The skill configures Pino to emit machine-readable JSON with ISO timestamps, a base context, and built-in redaction rules. It shows how to create child loggers to persist request and user context, attach correlation IDs for traceability, and capture errors and performance metrics as structured fields.
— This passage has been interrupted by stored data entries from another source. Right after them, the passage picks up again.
# kehanxuuu/vspg-pbrt-v4

Hardware: AMD Instinct MI355X
Metric: Mpaths/sec on 1920x1080 homogeneous fog; relMSE vs CPU ref at equal spp (higher is better)
Workload: dtype f32; 1 GPU; fog-box 1920x1080, guidedvolpathvspg vspguiding=true (primary-ray VSP; App. F options), 1 spp per step per GPU, independent sampler seed 0, maxdepth 5

## Files before the change

### vspg-pbrt-v4_amd/csrc/vspg_capi.hip

```cpp
#include <hip/hip_runtime.h>
#include <dlfcn.h>

#include <cmath>
#include <cstdio>
#include <cstdlib>
#include <cstring>
#include <string>
#include <type_traits>
#include <vector>
#include <algorithm>

#include "vspg_path.h"
#include "vspg_wg_kernel.h"
#include "vspg_guided_wg.h"
#include "vspg_wg3.h"
#include "vspg_trace.h"
#include "vspg_wavefront.h"
#include "vspg_wf_launch.h"
#include "vspg_film_error.h"
#include "vspg_film_resolve.h"
#include "vspg_kernel_choice.h"
#ifdef VSPG_SINGLE_TU
#include "vspg_wf_grid.hip"
#include "vspg_wf_nvdb.hip"
// ... 1807 lines not shown
    return lb;
}
static void build(const VspgScene &sc, const VspgIntegratorParams &prm, DScene *D) {
    DLightSampler *ls = &D->lsamp;
    std::memset(ls, 0, sizeof *ls);
    const int n_all = D->n_lights + D->n_inf;
    for (int i = 0; i < kMaxLights; ++i) ls->bit_trail[i] = 0xffffffffu;
    for (int i = 0; i < VSPG_MAX_QUADS; ++i) ls->light_of_quad[i] = -1;
    for (int i = 0; i < D->n_lights; ++i) ls->light_of_quad[D->light_quads[i]] = i;
    ls->mode = n_all > 1 ? prm.lightsampler : VSPG_LIGHTSAMPLER_UNIFORM;
    lbvh_item_t items[LBVH_MAX_LIGHTS];
    int n_items = 0;
    v3 amin = V3(INFINITY, INFINITY, INFINITY), amax = V3(-INFINITY, -INFINITY, -INFINITY);
    for (int i = 0; i < n_all; ++i) {
        if (i >= D->n_lights) { ls->inf_light[ls->n_inf++] = i; continue; }
        const int qi = D->light_quads[i];
        lightbounds_t lb = quad_light_bounds(D->quads[qi], sc.quads[qi].reverse_orientation);
        if (lb.phi > 0) {
            items[n_items].light = i; items[n_items].lb = lb; n_items++;
            amin = v_min3(amin, lb.bmin); amax = v_max3(amax, lb.bmax);
        }
    }
    if (n_items > 0) { lightbounds_t root; lbvh_build(ls, items, 0, n_items, 0, 0, amin, amax, &root); }
    if (n_all > 0) {
        float pdf[3], power[LBVH_MAX_LIGHTS], acc0 = 0.f;
        for (int i = 0; i < 3; ++i) {
            float up = 0.5f + (float)i / 3;
            if (up > 1) up -= 1;
            float lambda = 538 - 138.888889f * atanhf(0.85691062f - 1.82750197f * up);
            pdf[i] = lambda < 360 || lambda > 830 ? 0.f : 0.0039398042f / sqr(coshf(0.0072f * (lambda - 538)));
        }
        for (int i = 0; i < n_all; ++i) {
            float L[3], k;
            if (i < D->n_lights) {
                const DQuad &q = D->quads[D->light_quads[i]];
                for (int c = 0; c < 3; ++c) L[c] = q.Le[c];
                k = PI_F * (q.two_sided ? 2 : 1) * q.area;
            } else {
                const int j = i - D->n_lights;
                for (int c = 0; c < 3; ++c) L[c] = D->inf_L[j][c];
                k = D->inf_type[j] == VSPG_LIGHT_DISTANT ? PI_F * sqr(D->scene_radius) : 4 * PI_F * PI_F * sqr(D->scene_radius);
            }
            float s = 0.f;
            for (int c = 0; c < 3; ++c) s += pdf[c] != 0 ? (k * L[c]) / pdf[c] : 0.f;
            power[i] = s / 3;
            acc0 += power[i];
        }
        if (acc0 == 0.f) for (int i = 0; i < n_all; ++i) power[i] = 1.f;
        double sum = 0.;
        for (int i = 0; i < n_all; ++i) sum += power[i];
        const float fsum = (float)sum;
        ls->n_alias = n_all;
        struct { float pHat; int index; } under[LBVH_MAX_LIGHTS], over[LBVH_MAX_LIGHTS];
        int nu = 0, no = 0;
        for (int i = 0; i < n_all; ++i) {
            ls->alias_p[i] = power[i] / fsum;
            float pHat = ls->alias_p[i] * n_all;
            if (pHat < 1) { under[nu].pHat = pHat; under[nu].index = i; nu++; } else { over[no].pHat = pHat; over[no].index = i; no++; }
        }
        while (nu > 0 && no > 0) {
            float upH = under[nu - 1].pHat, ovH = over[no - 1].pHat;
            int ui = under[nu - 1].index, oi = over[no - 1].index;
            nu--; no--;
            ls->alias_q[ui] = upH; ls->alias_i[ui] = oi;
            float pExcess = upH + ovH - 1;
            if (pExcess < 1) { under[nu].pHat = pExcess; under[nu].index = oi; nu++; } else { over[no].pHat = pExcess; over[no].index = oi; no++; }
        }
        while (no > 0) { no--; ls->alias_q[over[no].index] = 1; ls->alias_i[over[no].index] = -1; }
        while (nu > 0) { nu--; ls->alias_q[under[nu].index] = 1; ls->alias_i[under[nu].index] = -1; }
    }
}
}
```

It also describes transports to forward logs to aggregation services and testing patterns to validate redaction and levels.

When to use it

  • Implementing a new logging layer for a Node.js service
  • Reviewing or refactoring existing log statements for observability
  • Adding request-level correlation IDs across services
  • Preparing logs for centralization to Datadog, Graylog, or similar
  • Hardening logs to automatically redact sensitive data

Best practices

  • Emit JSON objects, not string templates, so logs are queryable
  • Include context (requestId, userId, service, env) via child loggers
  • Set sensible default level (info) and enable debug/trace only for troubleshooting
  • Configure automatic redaction for passwords, tokens, and other PII
  • Record error objects and serialize stack/message when needed
  • Centralize logs to an aggregation service and tag by service/env

Example use cases

  • Create a request middleware that generates/extracts x-correlation-id and returns it to the client
  • Log database query duration and raise a warn when duration exceeds a threshold
  • Use child logger per request to avoid repeating context in each log call
  • Redact sensitive fields automatically and add a sanitize utility for dynamic keys
  • Forward production logs to Datadog (or Vercel log drains) for querying and alerting

FAQ

How do I avoid logging sensitive data?

Configure Pino's redact option with known field paths and a censor string; add a sanitize utility to mask dynamic keys that match sensitive patterns.

When should I use child loggers?

Use child loggers to attach request- or operation-level context once (correlationId, userId, path) and reuse it across multiple log statements for consistency and ease of querying.

What log level should production use?

Default production level should be info. Reserve debug and trace for short-lived troubleshooting because they are verbose and costly at scale.